The Fermi paradox is the idea that based on the number of stars in the universe, each's probability of having a habitable planet, each of those planets' odds of developing life, and so on; statistically it's virtually certain some other civilization has become obscenely advanced, far beyond our own.
If such a civilization exists we should have heard from them by now, but we haven't. That's the paradox.
The Great Filter is one solution to this paradox. It proposes that some big bad event inevitably happens in the course of any developing civilization that dooms it, and it's the same event or events for every civilization.
Usually, ideas for possible Great Filters are dramatic and looming like nuclear war, climate change, hyperintelligent AI, plague, or exhaustion of resources.
I'd like to propose some more wholesome alternatives, each a little more unhinged than the last.
Stopped Having "Happy Accidents"
When speaking about populations, replacement is when the average person produces 1.0 children. Mathematically replacement is vital to the continuation of any species. An average production of even 0.9 children per person means each generation is smaller than the last, until there is simply no next generation.
We already know that as populations develop, birth rates decline. Contraceptives, family planning, education, individual freedoms, and opportunity all work together to create more thoughtful and intentional reproduction.
Historically, reaching replacement has been easy. It has had to be. Sex is fun, and sex makes children, so children get made.
But as we approach a world that disconnects recreational sex from conception, it's possible we won't reach replacement. It's possible we won't even get close. How many couples do you know who plan to have 3+ children?
Perhaps the largest human generation ever to exist already does. It will be a fantastic thing for each individual to lead their life how they want. It might also end the species. Lack of reproductive freedom is one of the more sinister evolutionary necessities. Perhaps once a species advances enough to fix it, it's the beginning of the end.
Perhaps countless civilizations have already gone through this.
Purposefully Stopped Inventing
Humans are unique on the planet for two reasons. First, we’re toolmakers. Second, we pine for more. More everything. The richest and most accomplished among us still want more. This carnal desire has brought us far evolutionarily, intellectually, and economically.
This desire for excess is probably a prerequisite for any species to become advanced. But perhaps that desire eventually causes enough planet-scale issues that it forces the realization that it can be overcome.
A small problem is ignorable and a medium problem is annoying, but a big problem is fixed.

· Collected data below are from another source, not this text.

template <typename TX>
__global__ __launch_bounds__(256) void rownorm_k(const TX* __restrict__ x, int64_t rows, int D, bf16_t* __restrict__ out,
                                                 float* __restrict__ norms, const uint8_t* __restrict__ mask,
                                                 int64_t mgroup, int64_t mstride) {
  const int lane = threadIdx.x & 63;
  for (int64_t r = (int64_t)blockIdx.x * 4 + (threadIdx.x >> 6); r < rows; r += (int64_t)gridDim.x * 4) {
    float v[4];
    float ss = 0.f;
#pragma unroll
    for (int i = 0; i < 4; ++i) {
// ... 1565 lines not shown
      v2 += __popcll(__ballot(ok));
    }
    if (lane == 0) { V[b] = v; V2[b] = v2; }
  }
  __syncthreads();
  const int per = (Bm + 255) / 256;
  const int r0 = min(tid * per, Bm), r1 = min(r0 + per, Bm);
  for (int pass = 0; pass < (phys ? 2 : 1); ++pass) {
    int* A = pass ? V2 : V;
    int run = 0;
    for (int b = r0; b < r1; ++b) run += A[b];
    scan[tid] = run;
    __syncthreads();
    for (int o = 1; o < 256; o <<= 1) {
      const int t = tid >= o ? scan[tid - o] : 0;
      __syncthreads();
      scan[tid] += t;
      __syncthreads();
    }
    const int total = scan[255];
    int k = scan[tid] - run;
    __syncthreads();
    for (int b = r0; b < r1; ++b) {
      const int c = A[b];
      A[b] = k;
      k += c;
    }
    if (tid == 0) A[Bm] = total;
    __syncthreads();
  }
  const int N = V[Bm];
  int* cs = a.vcs + (int64_t)mb * (a.mbs + 1);
  for (int b = tid; b <= Bm; b += 256) cs[b] = V[b];
  if (tid == 0) {
    a.vm[mb] = N;
    if (phys) a.vnp[mb] = V2[Bm];
  }
  int* cmap = a.vcmap + (int64_t)mb * a.mbs * T;
  int* pidx = a.vpidx + (int64_t)mb * a.mbs * T;
  const int L = g.L;
  for (int b = wv; b < Bm; b += 4) {
    const uint8_t* mr = mrow(b);
    int* cm = cmap + (int64_t)b * T;
    wave_compact(T, V[b], lane, [&](int tp) { return tp >= off && mr[tp] == 0; },
                 [&](int k, int tp) { a.vridx[base + k] = b * L + tp - off; cm[tp] = k; },
                 [&](int tp) { cm[tp] = -1; });
    if (phys)
      wave_compact(T, V2[b], lane, [&](int tp) { return mr[tp] == 0; },
                   [&](int k, int tp) { pidx[k] = b * T + tp; }, [&](int) {});
  }
  int u = 0;
  for (int b = tid; b < Bm; b += 256) {
    const int vb = V[b + 1] - V[b];
    u += (N - vb > 0) ? vb : 0;
  }
  const int U = (int)block_dsum((double)u, red);
  const float wr = U > 0 ? loss_scale / (float)U : 0.f;
  for (int r = tid; r < a.n_max; r += 256) {
    float wvv = 0.f;
    if (r < g.n) {
      const int b = seq_of(g, r);
      wvv = (!pad_of(a, g, r) && N - (V[b + 1] - V[b]) > 0) ? wr : 0.f;
    }
    wout[base + r] = wvv;
  }
  const int per_row = DE / 4;
  const int64_t cnt = (int64_t)Bm * (T + 1) * per_row;
  for (int64_t i = tid; i < cnt; i += 256) {
    const int row = (int)(i / per_row), c4 = (int)(i - (int64_t)row * per_row);
    const int b = row / (T + 1), t = row - b * (T + 1);
    if (t < L && mrow(b)[t + off] == 0) continue;
    const int64_t o = (((g.b0 + b) * (T + 1) + t) * a.NH + a.head) * DE + c4 * 4;
    if (a.y_dtype == LTHM_BF16) *reinterpret_cast<uint2*>(a.dy + o) = uint2{0u, 0u};
    else *reinterpret_cast<float4*>((float*)a.dy + o) = float4{0.f, 0.f, 0.f, 0.f};
  }
}

template <typename TY>
__global__ __launch_bounds__(256) void cl_vgather_k(ClArgs a0) {
  const ClArgs a = head_args(a0, blockIdx.z);
  const int mb = blockIdx.y;
  const Geo g = geo(a, mb);
  const int m = a.vm[mb];
  const int64_t base = (int64_t)mb * a.n_max;
  const int sub = threadIdx.x & 15;
  const int step = gridDim.x * 32;
  for (int i0 = blockIdx.x * 32 + (threadIdx.x >> 4); i0 < m; i0 += step) {
    int rr[2];
    u32x4 ov[2], iv[2];
    float yv[2][8];
#pragma unroll
    for (int u = 0; u < 2; ++u) rr[u] = a.vridx[base + min(i0 + 16 * u, m - 1)];
#pragma unroll
    for (int u = 0; u < 2; ++u) {
      if (a.vnorm_out) {
        const int b = rr[u] / g.L, t = rr[u] - b * g.L;
        const int64_t ro = ((g.b0 + b) * (a.T + 1) + t) * a.NH + a.head;
        ld8(reinterpret_cast<const TY*>(a.y_raw) + ro * DE + sub * 8, yv[u]);
      } else {
        ov[u] = *reinterpret_cast<const u32x4*>(out_row(a, g, rr[u]) + sub * 8);
      }
      iv[u] = *reinterpret_cast<const u32x4*>(in_row(a, g, rr[u]) + sub * 8);
    }
#pragma unroll
    for (int u = 0; u < 2; ++u) {
      const int i = i0 + 16 * u;
      if (a.vnorm_out) {
        float ss = 0.f;
#pragma unroll
        for (int k = 0; k < 8; ++k) ss += yv[u][k] * yv[u][k];
        const float nrm = sqrtf(group16_sum(ss));
        const float den = fmaxf(nrm, 1e-12f);
        float o[8];
#pragma unroll
        for (int k = 0; k < 8; ++k) o[k] = yv[u][k] / den;
        ov[u] = u32x4{pack_bf16x2(o[0], o[1]), pack_bf16x2(o[2], o[3]), pack_bf16x2(o[4], o[5]), pack_bf16x2(o[6], o[7])};
        if (i < m && sub == 0) {
          const int b = rr[u] / g.L, t = rr[u] - b * g.L;
          a.vnorm_out[((g.b0 + b) * (a.T + 1) + t) * a.NH + a.head] = nrm;
        }
      }
      float acc = 0.f;
#pragma unroll
      for (int k = 0; k < 4; ++k) {
        acc = fmaf(__uint_as_float(ov[u][k] << 16), __uint_as_float(iv[u][k] << 16), acc);
        acc = fmaf(__uint_as_float(ov[u][k] & 0xffff0000u), __uint_as_float(iv[u][k] & 0xffff0000u), acc);
      }
#pragma unroll
      for (int o = 1; o < 16; o <<= 1) acc += __shfl_xor(acc, o, 64);
      if (i < m) {
        *reinterpret_cast<u32x4*>(a.vR + (base + i) * DE + sub * 8) = ov[u];
        *reinterpret_cast<u32x4*>(a.vC + (base + i) * DE + sub * 8) = iv[u];
        if (sub == 0) a.diag[base + rr[u]] = acc / a.tau;
      }
    }
  }
}

__global__ __launch_bounds__(256) void cl_vshift_k(ClArgs a0) {
  const ClArgs a = head_args(a0, blockIdx.z);
  const int mb = blockIdx.y;
  const int m = a.vm[mb];
  const int64_t base = (int64_t)mb * a.n_max;
  for (int i = blockIdx.x * 256 + threadIdx.x; i < m; i += gridDim.x * 256) {
    const int r = a.vridx[base + i];
    const float wv = a.w[base + r];
    a.vsh[base + i] = wv != 0.f ? __log2f(wv) - a.lse[base + r] * LOG2E : -INFINITY;
    a.vw[base + i] = wv;
  }
  if (blockIdx.z != 0) return;
  const Geo g = geo(a, mb);
  const int T = a.T;
  const int per_row = DE / 4;
  const int64_t cnt = (int64_t)g.Bm * T * per_row;
  for (int64_t i = (int64_t)blockIdx.x * 256 + threadIdx.x; i < cnt; i += (int64_t)gridDim.x * 256) {
    const int row = (int)(i / per_row), c4 = (int)(i - (int64_t)row * per_row);
    const int b = row / T, t = row - b * T;
    if (a.mask[(g.b0 + b) * a.mask_stride + t] == 0) continue;
    const int64_t o = ((g.b0 + b) * T + t) * DE + c4 * 4;
    if (a.t_dtype == LTHM_BF16) *reinterpret_cast<uint2*>((bf16_t*)a.dt + o) = uint2{0u, 0u};
    else *reinterpret_cast<float4*>((float*)a.dt + o) = float4{0.f, 0.f, 0.f, 0.f};
  }
}

struct VTile {
  union {
    unsigned char img[CL_NB32][64 * 256];
    float ep[4][32][CL_EPS];
  };
};

struct VCursor {
  const unsigned char* base;
  int row0, lim, ch0;
  __device__ __forceinline__ void init(const bf16_t* base_, int lim_, int w, int lane) {
    base = reinterpret_cast<const unsigned char*>(base_);
    row0 = 16 * w + (lane >> 4);
    lim = lim_;
    ch0 = (lane & 15) ^ (((lane >> 4) & 3) << 2);
  }
  __device__ __forceinline__ void stage(unsigned char* img, int t, int w, int lane) {
#pragma unroll
    for (int k = 0; k < 4; ++k) {
      const int row = 64 * t + row0 + 4 * k;
      const void* src = row < lim ? (const void*)(base + (int64_t)row * 256 + ((ch0 ^ k) << 4))
                                  : (const void*)(cl_zero_row + 16 * (lane & 15));
      glds16(src, img + (16 * w + 4 * k) * 256);
    }
  }
};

Maybe we’ll reach some philosophical understanding of the universe and our own nature that shuts down that desire for excess, that makes every human being happy and healthy but doesn't also advance science, or at least spacefaring science.

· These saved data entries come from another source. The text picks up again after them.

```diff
@@ -1306,9 +1333,28 @@
 #pragma unroll
 		for (int d = 0; d < 4; d++) {
 			uint32_t ll, lh, hl, hh;
-			if (pos == 1) {
+			if (pos == 1 && SUMS) {
+				ll = st.LW[2][d]; hl = pk_adds(pk_sra(pk_adds(pk_subs(st.LW[4][d], st.LW[0][d]), pk_set(4)), 3), st.LW[3][d]);
+				lh = st.HW[2][d]; hh = pk_adds(pk_sra(pk_adds(pk_subs(st.HW[4][d], st.HW[0][d]), pk_set(4)), 3), st.HW[3][d]);
+			} else if (pos == 1) {
 				ll = pk_adds(st.LW[2][d], st.LW[3][d]); hl = pk_hp_mid(st.LW[0][d], st.LW[1][d], st.LW[2][d], st.LW[3][d], st.LW[4][d], st.LW[5][d]);
 				lh = pk_adds(st.HW[2][d], st.HW[3][d]); hh = pk_hp_mid(st.HW[0][d], st.HW[1][d], st.HW[2][d], st.HW[3][d], st.HW[4][d], st.HW[5][d]);
+			} else if (SUMS) {
+				int res[4][2];
+#pragma unroll
+				for (int e = 0; e < 2; e++) {
+					int a[6], b[6];
+#pragma unroll
+					for (int k = 0; k < 6; k++) { a[k] = e ? hi16(st.LW[k][d]) : lo16(st.LW[k][d]); b[k] = e ? hi16(st.HW[k][d]) : lo16(st.HW[k][d]); }
+					if (pos == 0) {
+						res[0][e] = a[0]; res[2][e] = sat16((-3 * a[0] + 8 * a[1] + 4 * a[2] - a[4] + 4) >> 3);
+						res[1][e] = b[0]; res[3][e] = sat16((-3 * b[0] + 8 * b[1] + 4 * b[2] - b[4] + 4) >> 3);
+					} else {
+						res[0][e] = a[4]; res[2][e] = sat16((3 * a[4] + 8 * a[5] - 4 * a[2] + a[0] + 4) >> 3);
+						res[1][e] = b[4]; res[3][e] = sat16((3 * b[4] + 8 * b[5] - 4 * b[2] + b[0] + 4) >> 3);
+					}
+				}
+				ll = pack16(res[0][0], res[0][1]); lh = pack16(res[1][0], res[1][1]); hl = pack16(res[2][0], res[2][1]); hh = pack16(res[3][0], res[3][1]);
 			} else {
 				int res[4][2];
 #pragma unroll
@@ -1372,6 +1418,9 @@
 __global__ void __launch_bounds__(NTHREADS) k_fwd_yuv422_strip(const FwdYuvJob *jobs) { fwd_yuv422_strip<SRF>(jobs); }
 __global__ void __launch_bounds__(NTHREADS) __attribute__((amdgpu_waves_per_eu(4, 4))) k_fwd_yuv422_strip_blocks(const FwdYuvJob *jobs) { fwd_yuv422_strip<SRF, true, false>(jobs); }
 __global__ void __launch_bounds__(NTHREADS) k_fwd_yuv422_strip_blocks_dense(const FwdYuvJob *jobs) { fwd_yuv422_strip<SRF, true, true>(jobs); }
+__global__ void __launch_bounds__(NTHREADS) k_fwd_yuv422_strip_taps(const FwdYuvJob *jobs) { fwd_yuv422_strip<SRF, false, true, false>(jobs); }
+__global__ void __launch_bounds__(NTHREADS) k_fwd_yuv422_strip_blocks_taps(const FwdYuvJob *jobs) { fwd_yuv422_strip<SRF, true, false, false>(jobs); }
+__global__ void __launch_bounds__(NTHREADS) k_fwd_yuv422_strip_blocks_dense_taps(const FwdYuvJob *jobs) { fwd_yuv422_strip<SRF, true, true, false>(jobs); }
 
 enum { SRP = 16 };
 
```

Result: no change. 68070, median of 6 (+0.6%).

If so, civilizations that have those two properties necessary for growth are stopped from growing by those very same properties' eventual destructive tendencies.
Once overcome, perhaps we'll stop extraplanetary operations and live out our lives on the planet we grew up on, solarpunk style.

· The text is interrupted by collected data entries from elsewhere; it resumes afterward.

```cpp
int splice_edit(dg_engine* e, Splice* w, const dg_context* ca, const dg_store* b,
                const dg_context* cb, const uint64_t* keys, uint64_t n_keys, dg_context* out_ctx,
                bool with_changes, uint64_t* changed, uint64_t cap) {
  void* chg = nullptr;
  TRY(join2_enqueue(e, &w->ak, ca, b, cb, keys, n_keys, &w->ed, out_ctx, e->d_counts,
                    with_changes ? &chg : nullptr));
  if (with_changes)
    HIP_TRY(launch_join2_changes(w->ak.n, b->n, chg, changed, cap, e->d_counts + JC_CHANGED, e->stream));
  HIP_TRY(launch_splice_index(w->sp, e->stream));
  return DG_OK;
}

static int splice_join(dg_engine* e, const dg_store* a, const dg_context* ca, const dg_store* b,
                       const dg_context* cb, const uint64_t* keys, uint64_t n_keys, dg_store* out,
                       dg_context* out_ctx, bool with_changes, uint64_t* changed, uint64_t cap,
                       uint64_t* n_changed, bool* done) {
  *done = false;
  TRY(check_store(a, "dg_join2 a"));
  TRY(check_store(b, "dg_join2 b"));
  TRY(check_ctx(ca, "dg_join2 ca"));
  TRY(check_ctx(cb, "dg_join2 cb"));
// ... 103 lines not shown
```

delta_crdt_ex_amd/csrc/dg_engine.h:

```cpp
#pragma once
#include <hip/hip_runtime.h>

#include <algorithm>
#include <cstring>
#include <string>
#include <vector>

#include "../../include/deltagpu.h"
#include "dg_arena.h"
#include "dg_hash.h"
#include "dg_launch.h"

using namespace dg;

struct Buf {
  void* p = nullptr;
  size_t cap = 0;
  template <class T>
  T* as() const { return (T*)p; }
};

struct dg_engine {
  int device = 0;
  hipStream_t stream = nullptr;
  bool own_stream = false;
  Buf state;
  u32* ticket = nullptr;
  Buf counts;
  u32* started = nullptr;
  Buf fold;
  bool splice = true;
  Buf spl;
  Buf ubuf;
  Buf sml;
  Buf kdb;
  Buf rpl;
  Buf kdz;
  bool kd = true;
  Buf diff_bsum;
  int diff_parity = 0;
  u32 epoch = 0;
  u64* d_counts = nullptr;
  u64* h_counts = nullptr;
  u64* h_pub = nullptr;
  u64* d_pub = nullptr;
  u64 pub_seq = 0;
  u32 h_ticket[16] = {};
  u32 last_err_bits = 0;
  Buf tmp;
  int join_mode = JOIN_SINGLE_PASS;
  int join_workers = 0;
  int apply_mode = 0;
  enum { TREE_BY_SHARE = 0, TREE_ALWAYS = 1, TREE_NEVER = 2 };
  int tree_rebuild = TREE_BY_SHARE;
  u64 tree_rebuild_div = 64;
  Buf h_stage;
  Buf h_cont;
  hipEvent_t ev_in = nullptr, ev_out = nullptr;
  struct Pending {
    int kind;
    dg_store a, b, out;
    dg_context ca, cb, out_ctx;
    const uint64_t* keys;
    uint64_t n_keys;
    uint64_t* d_counts;
    dg_merkle t;
    dg_merkle* tp;
  };
  std::vector<Pending> pending;
};


enum Ticket {
  TK_TILE = 0,
  TK_ERR = 1,
  TK_ORDER = 2,
  TK_INPUT = 3,
  TK_ABORT = 4,
  TK_UNUSED = 5,
  MERKLE_ARRIVE = 6,
  TAIL_ARRIVE = 7,
  KD_ARRIVE = 8,
  MUT_ARRIVE = 9,
  SPL_ARRIVE = 10,
  KD_ERR = 11,
  CONT_ARRIVE = 12,
};
constexpr int CONT_HOME = 18;

enum JoinCount {
  JC_ROWS = 0,
  JC_CTX = 1,
  JC_CHANGED = 2,
  SC_TAKEN = 3,
  SC_BAD = 4,
  SC_MOVED = 5,
};
enum HomeWord {
  HW_FLAGS = 0,
  HW_CTX = 3,
  HW_EDIT = 4,
  HW_TAKEN = 5,
  HW_MOVED = 6,
  HW_DKEYS = 7,
};
constexpr int TU_SHARDS = 8;
enum MutateCount {
  MC_KEYS = 0,
  MC_ROWS = 1,
  MC_SDOTS = 2,
};
enum MarkCount {
  MK_USED = 0,
  MK_UNKNOWN = 1,
};
constexpr int HC_KFOLD_FLAG = 10;

constexpr int RETRY_WORKERS = 32;

constexpr size_t MAX_PENDING = 4096;

hipStream_t shared_join_stream(dg_engine* e);

#pragma GCC visibility push(hidden)

extern thread_local std::string g_err;
int fail(int code, const char* fmt, ...);

#define HIP_TRY(expr)                                                                    \
  do {                                                                                   \
    hipError_t _e = (expr);                                                              \
    if (_e != hipSuccess)                                                                \
      return fail(DG_E_DEVICE, "%s failed: %s (%s:%d)", #expr, hipGetErrorString(_e),   \
                  __FILE__, __LINE__);                                                   \
// ... 117 lines not shown
```

delta_crdt_ex_amd/csrc/dg_jtile.h:

```cpp
#pragma once
#include "dg_ctxu.h"
#include "dg_launch.h"

namespace dg {

constexpr int JB = JOIN_BLOCK;
constexpr int JI = JOIN_ITEMS;
constexpr int JT = JOIN_TILE;
static_assert(JT % 2 == 0, "even tiles (balance_tiles keeps them even)");
constexpr int JS = JT + 5;
constexpr int VT = 64;

struct JoinArgs {
  Rows a, b;
  Ctx ca, cb;
  const u64* keys;
  u64 n_keys;
  const u64* splits;
  u64* ksplits;
  u64 ntiles;
  u64 jt;
  RowsOut out;
  Scan scan;
  u64* d_count;
  unsigned short* lists;
  u32* counts;
  u64* chg_tmp;
  u32* chg_cnt;
  u32* chg_wu;
  u64* chg_fk;
  u64* chg_lk;
  int fused;
  CtxUnionArgs cu;
};

constexpr int FUSE_IT = 4;
constexpr int CQ = (1024 + JB - 1) / JB;
static_assert((u64)CQ * JB + 1 <= JOIN_MAX_GRID, "start flags cover every join grid");
struct StreamKernels {
  void (*part)(JoinArgs);
  void (*fused)(JoinArgs);
};
#pragma GCC visibility push(hidden)
StreamKernels stream_kernels(bool fast, bool keyed, bool chg);
u64 resident_grid(const void* k);
hipError_t launch_stream(void (*kern)(JoinArgs), u64 grid, JoinArgs& p, hipStream_t st);
hipError_t launch_two_pass(JoinArgs& p, bool fast, bool keyed, void* pass_tmp, hipStream_t st);
#pragma GCC visibility pop

namespace {

constexpr int KS = 64;
struct KeySlice {
  const u64* lds;
  const u64* keys;
  u64 km;
};

__device__ __forceinline__ bool key_in(const KeySlice& ks, u64 x) {
  if (ks.lds) {
    const int km = (int)ks.km;
    int pos = 0;
#pragma unroll
    for (int step = KS; step >= 1; step >>= 1) {
      const int m = pos + step;
      const bool c = (m <= km) & (ks.lds[min(m, KS) - 1] < x);
      pos = c ? m : pos;
    }
    return (pos < km) & (ks.lds[min(pos, KS - 1)] == x);
  }
  return keyset_has(ks.keys, ks.km, x);
}

__device__ __forceinline__ bool fill_vv_tables(const Ctx& ca, const Ctx& cb, u64* tab_a, u64* tab_b) {
  bool far = false;
  for (u64 i = threadIdx.x; i < ca.n; i += JB) {
    const u32 nd = ca.node[i];
    if (nd < (u32)VT) tab_a[nd] = ca.cnt[i];
    far |= nd >= (u32)VT;
  }
  for (u64 i = threadIdx.x; i < cb.n; i += JB) {
    const u32 nd = cb.node[i];
    if (nd < (u32)VT) tab_b[nd] = cb.cnt[i];
    far |= nd >= (u32)VT;
  }
  return far;
}

struct Buf {
  alignas(16) u64 kv[JS][2];
  alignas(16) u64 tc[JS][2];
  u32 node[JS];
};

__device__ __forceinline__ u64 buf_key(const Buf& s, int x) { return s.kv[x][0]; }

__device__ __forceinline__ void buf_put(Buf& s, int x, u64 key, u64 val, i64 ts, u32 node, u64 cnt) {
  typedef u64 v2u64 __attribute__((ext_vector_type(2)));
  *(v2u64*)s.kv[x] = v2u64{key, val};
  *(v2u64*)s.tc[x] = v2u64{(u64)ts, cnt};
  s.node[x] = node;
}

__device__ __forceinline__ u64 slot_row(int x, int nat, u64 a0, u64 b0, u64 na, u64 nb,
                                        bool* from_b) {
  const bool in_a = x < nat + 2;
  const i64 g = in_a ? (i64)a0 - 1 + x : (i64)b0 - 1 + (x - (nat + 2));
  const bool fb = in_a ? na == 0 : nb != 0;
  const i64 last = (i64)(fb ? nb : na) - 1;
  *from_b = fb;
  return (u64)min(max(g, (i64)0), last);
}

constexpr int SLOTS = (JS + JB - 1) / JB;

// ... 153 lines not shown
```

delta_crdt_ex_amd/csrc/dg_launch.h:

```cpp
#pragma once
#include <hip/hip_runtime.h>
#include <stdint.h>

#include "dg_device.h"

namespace dg {

struct Scan {
  u64* state;
  u32* ticket;
  u32* err;
  u32 epoch;
  u32* counts;
  u32* started;
  u32* abort;
};

constexpr u64 JOIN_MAX_GRID = 2048;

#ifndef DG_JOIN_BLOCK
#define DG_JOIN_BLOCK 512
#endif
#ifndef DG_JOIN_ITEMS
#define DG_JOIN_ITEMS 2
#endif
constexpr int JOIN_BLOCK = DG_JOIN_BLOCK;
constexpr int JOIN_ITEMS = DG_JOIN_ITEMS;
constexpr int JOIN_TILE = JOIN_BLOCK * JOIN_ITEMS - 8;

inline u64 join2_tiles(u64 na, u64 nb) { return (na + nb + JOIN_TILE - 1) / JOIN_TILE; }
inline u64 join2_tiles_cap(u64 na, u64 nb) { return join2_tiles(na, nb) + JOIN_MAX_GRID; }
enum { JOIN_SINGLE_PASS = 0, JOIN_TWO_PASS = 1 };
hipError_t launch_join2(const Rows& a, const Ctx& ca, const Rows& b, const Ctx& cb,
                        const u64* keys, u64 n_keys, const RowsOut& out, u32* out_ctx_node,
                        u64* out_ctx_cnt, void* ctx_tmp, void* pass_tmp, int mode,
                        const Scan& scan, int workers, u64* d_counts, hipStream_t st,
                        void* chg_tmp = nullptr);
hipError_t launch_join2_changes(u64 na, u64 nb, void* chg_tmp, u64* out, u64 cap, u64* d_count,
                                hipStream_t st);
hipError_t launch_ctx_union(const Ctx& a, const Ctx& b, u32* out_node, u64* out_cnt,
                            u64* d_count, void* tmp, hipStream_t st);
inline size_t ctx_union_tmp_bytes(u64 na, u64 nb) {
  return (size_t)(na + nb) * 4 + (size_t)(na + nb) * 8 + (size_t)(na + nb + 1) * 4 + 64;
}
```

Perhaps countless of civilizations are currently doing this.
Stunted by our Carrier
We're only starting to understand the complexity of the gut biome. It is an entire colony of bacteria—a civilization—that operates inside us in symbiosis.
The bacteria in the biome probably don't know that their world is inside a person, who lives in an even larger world.
Maybe we're in someone else's gut biome. In the same way a bacterium doesn't have concepts for a coffee table or a planet, we could be missing concepts much larger than us—outside the visible universe, maybe—that influence our world or galaxy or universe the same way our bodies influence our gut biomes.
Maybe that larger being has some defense mechanism—like we have white blood cells—that prevents civilizations from getting into a bad state, and intersolar operations are a bad state.
Perhaps countless civilizations have already gone through this.
Left
Maybe every civilization advanced to the point where they found a way out. Out of our universe, or our of our spatial or temporal dimensions. Maybe they discovered time travel and there’s some reason they really wanted to use it, so they time traveled their entire civilization far into the future, like past the heat death of the universe.
Maybe that’s what dark energy is—planets or star systems or galaxies that are time traveling from the past into the future, pulling the metaphorical fabric of spacetime up instead of weighing it down.
Perhaps countless civilizations will meet each other on the other side.
#nofilter
Maybe everything is perfect and many extraterrestrial civilizations exist just fine, just not in ways we can perceive, and maybe they equally cannot perceive us. Maybe they are what dark matter is.
Maybe there are entire empires spread across the galaxies thriving, but they somehow exist and have always existed in a perceptual level of the universe we don’t even know about, like how my dog doesn't know about wifi.
Perhaps countless civilizations are out there, existing among us.
Would It Be Bad to be Filtered?
Some of these Great Filters would actually be advancements. It would be great to reach fully reproductive freedom, or to re-achieve symbiosis with the resources available to us.
It pulls at me, though, that in these scenarios the species will stop existing, because I really want us to continue existing. I'm a curious person. I'm so curious, that even after I'm dead I want others to uncover all my unsatisfied curiosities of physics and the universe, even if I won't be around to be curious about them anymore.
But that's not my choice to make. If everyone alive is happy, and our species dwindles into nothingness because of it… is that bad?
Maybe countless civilizations have already gone through it.